** Opening GIVEN DATA block **
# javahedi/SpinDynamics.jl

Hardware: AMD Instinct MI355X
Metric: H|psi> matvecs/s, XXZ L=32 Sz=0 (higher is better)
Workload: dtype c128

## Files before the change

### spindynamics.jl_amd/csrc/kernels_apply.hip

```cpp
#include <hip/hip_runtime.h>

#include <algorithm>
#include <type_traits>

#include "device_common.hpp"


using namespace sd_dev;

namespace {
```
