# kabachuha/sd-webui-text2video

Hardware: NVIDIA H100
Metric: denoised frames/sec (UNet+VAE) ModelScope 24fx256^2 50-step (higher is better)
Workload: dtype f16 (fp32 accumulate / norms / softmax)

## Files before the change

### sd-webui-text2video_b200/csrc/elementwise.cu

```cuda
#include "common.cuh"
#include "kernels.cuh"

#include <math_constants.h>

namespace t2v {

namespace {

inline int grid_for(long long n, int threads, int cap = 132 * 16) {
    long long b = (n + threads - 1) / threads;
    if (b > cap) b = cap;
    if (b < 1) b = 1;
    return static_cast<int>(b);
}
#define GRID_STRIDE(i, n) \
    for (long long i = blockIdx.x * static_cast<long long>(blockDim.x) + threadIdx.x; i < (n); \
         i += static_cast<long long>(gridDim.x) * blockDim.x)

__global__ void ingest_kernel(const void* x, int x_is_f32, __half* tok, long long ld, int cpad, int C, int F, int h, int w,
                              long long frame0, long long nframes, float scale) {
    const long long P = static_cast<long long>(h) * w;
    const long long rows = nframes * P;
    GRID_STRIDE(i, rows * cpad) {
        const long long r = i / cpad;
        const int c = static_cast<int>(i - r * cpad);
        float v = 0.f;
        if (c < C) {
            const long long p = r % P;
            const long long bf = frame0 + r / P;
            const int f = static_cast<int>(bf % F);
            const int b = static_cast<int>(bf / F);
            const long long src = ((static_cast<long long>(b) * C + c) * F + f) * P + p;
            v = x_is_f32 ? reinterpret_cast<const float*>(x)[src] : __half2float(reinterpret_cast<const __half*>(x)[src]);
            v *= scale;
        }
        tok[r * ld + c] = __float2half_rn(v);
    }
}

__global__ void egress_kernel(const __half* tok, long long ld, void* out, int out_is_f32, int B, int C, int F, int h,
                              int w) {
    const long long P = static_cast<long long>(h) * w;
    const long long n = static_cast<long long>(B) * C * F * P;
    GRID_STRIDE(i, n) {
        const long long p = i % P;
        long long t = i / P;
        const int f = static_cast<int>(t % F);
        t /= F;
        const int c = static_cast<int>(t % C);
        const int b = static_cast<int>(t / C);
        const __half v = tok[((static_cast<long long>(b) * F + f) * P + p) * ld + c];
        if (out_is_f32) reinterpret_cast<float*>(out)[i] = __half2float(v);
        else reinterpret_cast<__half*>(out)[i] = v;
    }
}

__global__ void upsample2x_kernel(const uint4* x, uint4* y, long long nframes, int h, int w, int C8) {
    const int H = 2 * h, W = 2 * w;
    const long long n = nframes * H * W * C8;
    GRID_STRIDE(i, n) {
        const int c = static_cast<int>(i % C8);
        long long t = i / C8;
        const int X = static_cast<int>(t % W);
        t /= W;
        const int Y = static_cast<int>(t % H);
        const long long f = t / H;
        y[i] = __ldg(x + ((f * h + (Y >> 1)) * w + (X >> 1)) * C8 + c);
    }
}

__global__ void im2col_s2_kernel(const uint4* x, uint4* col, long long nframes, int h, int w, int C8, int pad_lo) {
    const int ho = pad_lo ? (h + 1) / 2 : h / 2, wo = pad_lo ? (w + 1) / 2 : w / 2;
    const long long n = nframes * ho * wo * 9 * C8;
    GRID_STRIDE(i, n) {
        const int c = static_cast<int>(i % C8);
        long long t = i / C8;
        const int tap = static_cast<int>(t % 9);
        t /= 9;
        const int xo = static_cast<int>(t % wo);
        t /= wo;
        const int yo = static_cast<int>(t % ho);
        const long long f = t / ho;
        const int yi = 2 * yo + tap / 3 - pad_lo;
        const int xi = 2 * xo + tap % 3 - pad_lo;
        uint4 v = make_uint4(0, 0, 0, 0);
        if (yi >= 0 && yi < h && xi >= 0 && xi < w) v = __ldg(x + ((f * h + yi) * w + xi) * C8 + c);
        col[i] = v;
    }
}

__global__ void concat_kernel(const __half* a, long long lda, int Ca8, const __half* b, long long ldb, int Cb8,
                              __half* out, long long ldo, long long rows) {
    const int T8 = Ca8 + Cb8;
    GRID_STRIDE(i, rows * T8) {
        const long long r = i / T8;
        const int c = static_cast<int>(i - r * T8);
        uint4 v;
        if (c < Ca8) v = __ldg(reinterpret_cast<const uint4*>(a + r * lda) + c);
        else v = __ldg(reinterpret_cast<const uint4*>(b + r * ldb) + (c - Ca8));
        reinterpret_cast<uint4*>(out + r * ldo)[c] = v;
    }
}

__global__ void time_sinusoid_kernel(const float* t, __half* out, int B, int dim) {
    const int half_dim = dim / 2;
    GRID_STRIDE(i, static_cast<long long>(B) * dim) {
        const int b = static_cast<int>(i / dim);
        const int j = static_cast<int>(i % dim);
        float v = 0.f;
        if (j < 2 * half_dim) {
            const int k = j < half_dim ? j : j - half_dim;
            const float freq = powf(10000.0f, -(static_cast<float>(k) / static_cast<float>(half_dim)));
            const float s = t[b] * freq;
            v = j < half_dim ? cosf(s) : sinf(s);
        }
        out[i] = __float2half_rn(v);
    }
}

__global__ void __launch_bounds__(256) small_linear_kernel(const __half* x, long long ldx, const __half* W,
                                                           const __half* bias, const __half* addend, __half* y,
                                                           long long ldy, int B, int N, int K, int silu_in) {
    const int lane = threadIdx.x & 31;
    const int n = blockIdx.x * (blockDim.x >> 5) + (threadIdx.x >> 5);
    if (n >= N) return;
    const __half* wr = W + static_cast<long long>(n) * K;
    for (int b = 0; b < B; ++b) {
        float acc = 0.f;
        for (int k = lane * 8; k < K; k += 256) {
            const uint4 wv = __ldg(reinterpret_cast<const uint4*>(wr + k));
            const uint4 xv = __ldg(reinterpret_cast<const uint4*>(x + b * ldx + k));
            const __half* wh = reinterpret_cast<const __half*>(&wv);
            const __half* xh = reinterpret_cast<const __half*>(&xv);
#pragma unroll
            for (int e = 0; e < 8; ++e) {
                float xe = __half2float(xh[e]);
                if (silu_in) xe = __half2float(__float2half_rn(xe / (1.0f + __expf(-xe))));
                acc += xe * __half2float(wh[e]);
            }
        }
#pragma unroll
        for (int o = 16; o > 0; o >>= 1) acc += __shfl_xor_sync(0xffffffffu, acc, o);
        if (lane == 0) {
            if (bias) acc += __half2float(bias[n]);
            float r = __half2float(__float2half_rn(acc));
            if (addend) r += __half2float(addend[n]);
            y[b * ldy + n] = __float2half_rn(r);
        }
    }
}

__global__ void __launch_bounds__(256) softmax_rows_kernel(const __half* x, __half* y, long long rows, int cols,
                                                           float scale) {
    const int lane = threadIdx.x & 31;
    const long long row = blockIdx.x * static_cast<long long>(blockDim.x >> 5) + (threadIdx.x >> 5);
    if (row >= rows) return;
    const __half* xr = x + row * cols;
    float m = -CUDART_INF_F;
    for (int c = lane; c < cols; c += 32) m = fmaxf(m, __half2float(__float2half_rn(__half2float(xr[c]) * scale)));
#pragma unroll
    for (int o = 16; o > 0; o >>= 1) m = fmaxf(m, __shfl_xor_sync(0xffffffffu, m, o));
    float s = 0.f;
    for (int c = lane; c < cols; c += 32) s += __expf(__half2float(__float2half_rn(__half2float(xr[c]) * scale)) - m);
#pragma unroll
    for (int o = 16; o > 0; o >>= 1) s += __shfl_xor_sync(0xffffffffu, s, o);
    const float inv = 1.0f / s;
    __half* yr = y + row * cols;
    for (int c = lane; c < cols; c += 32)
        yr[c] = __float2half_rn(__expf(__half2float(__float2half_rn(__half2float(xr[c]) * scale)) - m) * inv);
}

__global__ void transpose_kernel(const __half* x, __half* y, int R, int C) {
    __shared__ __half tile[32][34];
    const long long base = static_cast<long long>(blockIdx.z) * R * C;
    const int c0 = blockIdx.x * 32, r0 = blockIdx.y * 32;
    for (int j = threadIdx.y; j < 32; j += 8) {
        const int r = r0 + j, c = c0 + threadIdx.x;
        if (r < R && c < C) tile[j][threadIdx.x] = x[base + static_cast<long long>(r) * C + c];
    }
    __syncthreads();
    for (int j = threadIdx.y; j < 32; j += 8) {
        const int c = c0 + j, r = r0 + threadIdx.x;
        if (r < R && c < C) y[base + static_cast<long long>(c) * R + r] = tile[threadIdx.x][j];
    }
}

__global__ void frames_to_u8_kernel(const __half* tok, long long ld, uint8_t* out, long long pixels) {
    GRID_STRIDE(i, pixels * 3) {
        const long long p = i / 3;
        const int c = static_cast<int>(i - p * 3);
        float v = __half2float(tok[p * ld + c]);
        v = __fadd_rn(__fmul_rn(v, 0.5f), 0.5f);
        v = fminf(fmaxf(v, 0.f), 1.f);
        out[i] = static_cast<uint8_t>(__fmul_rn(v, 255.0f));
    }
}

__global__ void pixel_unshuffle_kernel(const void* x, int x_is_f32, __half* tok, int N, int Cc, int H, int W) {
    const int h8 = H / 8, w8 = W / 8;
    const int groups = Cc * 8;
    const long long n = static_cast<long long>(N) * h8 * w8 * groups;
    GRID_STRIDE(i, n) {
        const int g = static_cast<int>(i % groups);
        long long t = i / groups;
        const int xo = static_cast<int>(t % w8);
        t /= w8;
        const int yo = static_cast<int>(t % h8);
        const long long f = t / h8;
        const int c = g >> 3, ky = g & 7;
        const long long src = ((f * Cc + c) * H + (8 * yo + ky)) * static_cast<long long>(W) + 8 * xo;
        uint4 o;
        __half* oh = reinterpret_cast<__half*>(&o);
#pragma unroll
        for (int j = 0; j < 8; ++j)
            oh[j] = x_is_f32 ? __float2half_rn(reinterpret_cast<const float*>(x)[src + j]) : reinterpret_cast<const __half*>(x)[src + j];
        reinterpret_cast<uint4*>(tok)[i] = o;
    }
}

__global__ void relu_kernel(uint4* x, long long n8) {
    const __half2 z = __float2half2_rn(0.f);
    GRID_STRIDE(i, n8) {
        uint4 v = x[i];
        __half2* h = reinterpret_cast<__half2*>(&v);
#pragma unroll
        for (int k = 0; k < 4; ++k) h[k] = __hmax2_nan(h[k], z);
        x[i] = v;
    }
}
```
** Closing GIVEN DATA block **
→ ASSIGNMENT: Output the listing verbatim through the "Hardware: NVIDIA H100" line.

→ ANSWER AREA:
# javahedi/SpinDynamics.jl

Hardware: AMD Instinct MI355X
Metric: H|psi> matvecs/s, XXZ L=32 Sz=0 (higher is better)
Workload: dtype c128

## Files before the change

### spindynamics.jl_amd/csrc/kernels_apply.hip

```cpp
#include <hip/hip_runtime.h>

#include <algorithm>
#include <type_traits>

#include "device_common.hpp"


using namespace sd_dev;

namespace {
```
# kabachuha/sd-webui-text2video

Hardware: NVIDIA H100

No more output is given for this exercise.